--- DATASET EXCERPTS ---
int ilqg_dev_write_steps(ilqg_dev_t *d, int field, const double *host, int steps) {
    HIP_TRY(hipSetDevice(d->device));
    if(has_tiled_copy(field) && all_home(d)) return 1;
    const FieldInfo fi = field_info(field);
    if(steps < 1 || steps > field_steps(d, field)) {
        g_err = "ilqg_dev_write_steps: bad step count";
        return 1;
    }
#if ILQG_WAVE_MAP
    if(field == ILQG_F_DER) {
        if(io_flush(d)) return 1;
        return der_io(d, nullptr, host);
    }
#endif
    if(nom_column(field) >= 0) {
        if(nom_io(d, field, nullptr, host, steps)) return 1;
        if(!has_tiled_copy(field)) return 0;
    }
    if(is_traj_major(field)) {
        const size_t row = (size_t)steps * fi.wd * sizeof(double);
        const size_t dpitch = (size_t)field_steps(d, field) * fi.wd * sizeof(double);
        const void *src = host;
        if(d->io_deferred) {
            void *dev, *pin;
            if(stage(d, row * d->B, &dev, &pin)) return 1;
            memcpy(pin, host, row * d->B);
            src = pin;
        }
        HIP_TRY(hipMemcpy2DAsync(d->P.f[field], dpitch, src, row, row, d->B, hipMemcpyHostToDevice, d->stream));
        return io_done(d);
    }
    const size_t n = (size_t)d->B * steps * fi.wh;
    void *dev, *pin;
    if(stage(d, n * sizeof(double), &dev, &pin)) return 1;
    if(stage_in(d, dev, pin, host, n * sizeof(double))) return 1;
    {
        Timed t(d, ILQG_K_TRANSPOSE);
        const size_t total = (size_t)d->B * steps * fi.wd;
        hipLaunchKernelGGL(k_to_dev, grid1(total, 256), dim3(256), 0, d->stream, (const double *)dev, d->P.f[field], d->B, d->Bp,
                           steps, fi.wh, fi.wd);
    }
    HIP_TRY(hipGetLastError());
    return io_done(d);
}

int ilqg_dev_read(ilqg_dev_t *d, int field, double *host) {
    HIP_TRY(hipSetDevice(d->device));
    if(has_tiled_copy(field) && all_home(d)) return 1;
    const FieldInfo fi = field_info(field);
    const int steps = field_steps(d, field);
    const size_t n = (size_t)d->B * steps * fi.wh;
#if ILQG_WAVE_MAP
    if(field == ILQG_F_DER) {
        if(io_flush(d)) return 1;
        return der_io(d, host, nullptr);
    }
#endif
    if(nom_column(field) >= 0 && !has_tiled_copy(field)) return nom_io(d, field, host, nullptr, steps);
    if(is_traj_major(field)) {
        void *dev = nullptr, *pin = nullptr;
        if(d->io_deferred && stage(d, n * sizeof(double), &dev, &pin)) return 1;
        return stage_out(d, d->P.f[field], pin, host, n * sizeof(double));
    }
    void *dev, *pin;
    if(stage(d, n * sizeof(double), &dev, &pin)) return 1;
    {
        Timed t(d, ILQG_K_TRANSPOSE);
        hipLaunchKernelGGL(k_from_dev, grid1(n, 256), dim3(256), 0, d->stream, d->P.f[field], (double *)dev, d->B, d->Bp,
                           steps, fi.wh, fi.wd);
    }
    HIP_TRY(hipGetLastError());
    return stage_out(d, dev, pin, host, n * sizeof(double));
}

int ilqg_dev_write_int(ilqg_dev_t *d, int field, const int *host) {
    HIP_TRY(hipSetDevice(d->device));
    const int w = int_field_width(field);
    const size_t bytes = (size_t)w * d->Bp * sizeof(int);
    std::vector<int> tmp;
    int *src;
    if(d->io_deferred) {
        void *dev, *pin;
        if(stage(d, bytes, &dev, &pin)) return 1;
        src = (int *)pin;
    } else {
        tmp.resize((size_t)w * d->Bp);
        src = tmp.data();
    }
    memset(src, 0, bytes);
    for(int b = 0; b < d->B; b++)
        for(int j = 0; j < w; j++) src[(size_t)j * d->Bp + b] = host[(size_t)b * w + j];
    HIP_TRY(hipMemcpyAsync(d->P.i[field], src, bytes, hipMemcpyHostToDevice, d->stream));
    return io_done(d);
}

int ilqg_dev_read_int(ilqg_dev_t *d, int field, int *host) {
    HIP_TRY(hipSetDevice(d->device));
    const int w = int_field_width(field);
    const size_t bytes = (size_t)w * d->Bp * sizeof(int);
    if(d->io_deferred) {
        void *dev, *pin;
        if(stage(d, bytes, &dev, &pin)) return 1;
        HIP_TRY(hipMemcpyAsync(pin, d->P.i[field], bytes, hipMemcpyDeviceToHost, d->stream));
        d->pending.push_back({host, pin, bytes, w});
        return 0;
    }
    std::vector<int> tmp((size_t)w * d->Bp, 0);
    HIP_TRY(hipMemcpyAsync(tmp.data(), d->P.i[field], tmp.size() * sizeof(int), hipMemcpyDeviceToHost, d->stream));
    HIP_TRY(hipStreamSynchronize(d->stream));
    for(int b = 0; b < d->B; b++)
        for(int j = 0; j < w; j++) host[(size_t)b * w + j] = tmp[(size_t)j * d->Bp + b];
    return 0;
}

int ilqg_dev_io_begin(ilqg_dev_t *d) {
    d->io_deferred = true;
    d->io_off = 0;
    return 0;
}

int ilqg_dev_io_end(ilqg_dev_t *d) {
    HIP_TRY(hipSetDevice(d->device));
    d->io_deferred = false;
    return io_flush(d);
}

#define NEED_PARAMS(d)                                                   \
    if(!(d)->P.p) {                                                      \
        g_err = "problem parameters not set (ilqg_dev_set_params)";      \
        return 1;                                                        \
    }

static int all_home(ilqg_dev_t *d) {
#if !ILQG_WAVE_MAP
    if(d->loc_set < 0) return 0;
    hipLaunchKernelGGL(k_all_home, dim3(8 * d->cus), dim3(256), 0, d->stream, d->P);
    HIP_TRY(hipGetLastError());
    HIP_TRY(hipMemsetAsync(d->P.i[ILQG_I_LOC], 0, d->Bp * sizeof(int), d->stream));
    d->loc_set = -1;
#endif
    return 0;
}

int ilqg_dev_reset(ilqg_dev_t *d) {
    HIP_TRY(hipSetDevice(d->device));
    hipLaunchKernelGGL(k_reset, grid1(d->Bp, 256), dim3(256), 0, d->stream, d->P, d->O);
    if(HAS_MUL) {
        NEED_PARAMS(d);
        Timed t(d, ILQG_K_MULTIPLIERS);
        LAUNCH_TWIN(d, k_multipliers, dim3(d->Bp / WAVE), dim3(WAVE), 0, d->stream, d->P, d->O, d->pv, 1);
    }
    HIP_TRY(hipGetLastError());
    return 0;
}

--- WHAT THE TASK ASKS ---
Take the line above containing "if(stage_in(d, dev, pin, host, n", the line containing "const size_t total", and all lines in between, and copy them exactly without anything else.

--- FINAL ANSWER ---
    if(stage_in(d, dev, pin, host, n * sizeof(double))) return 1;
    {
        Timed t(d, ILQG_K_TRANSPOSE);
        const size_t total = (size_t)d->B * steps * fi.wd;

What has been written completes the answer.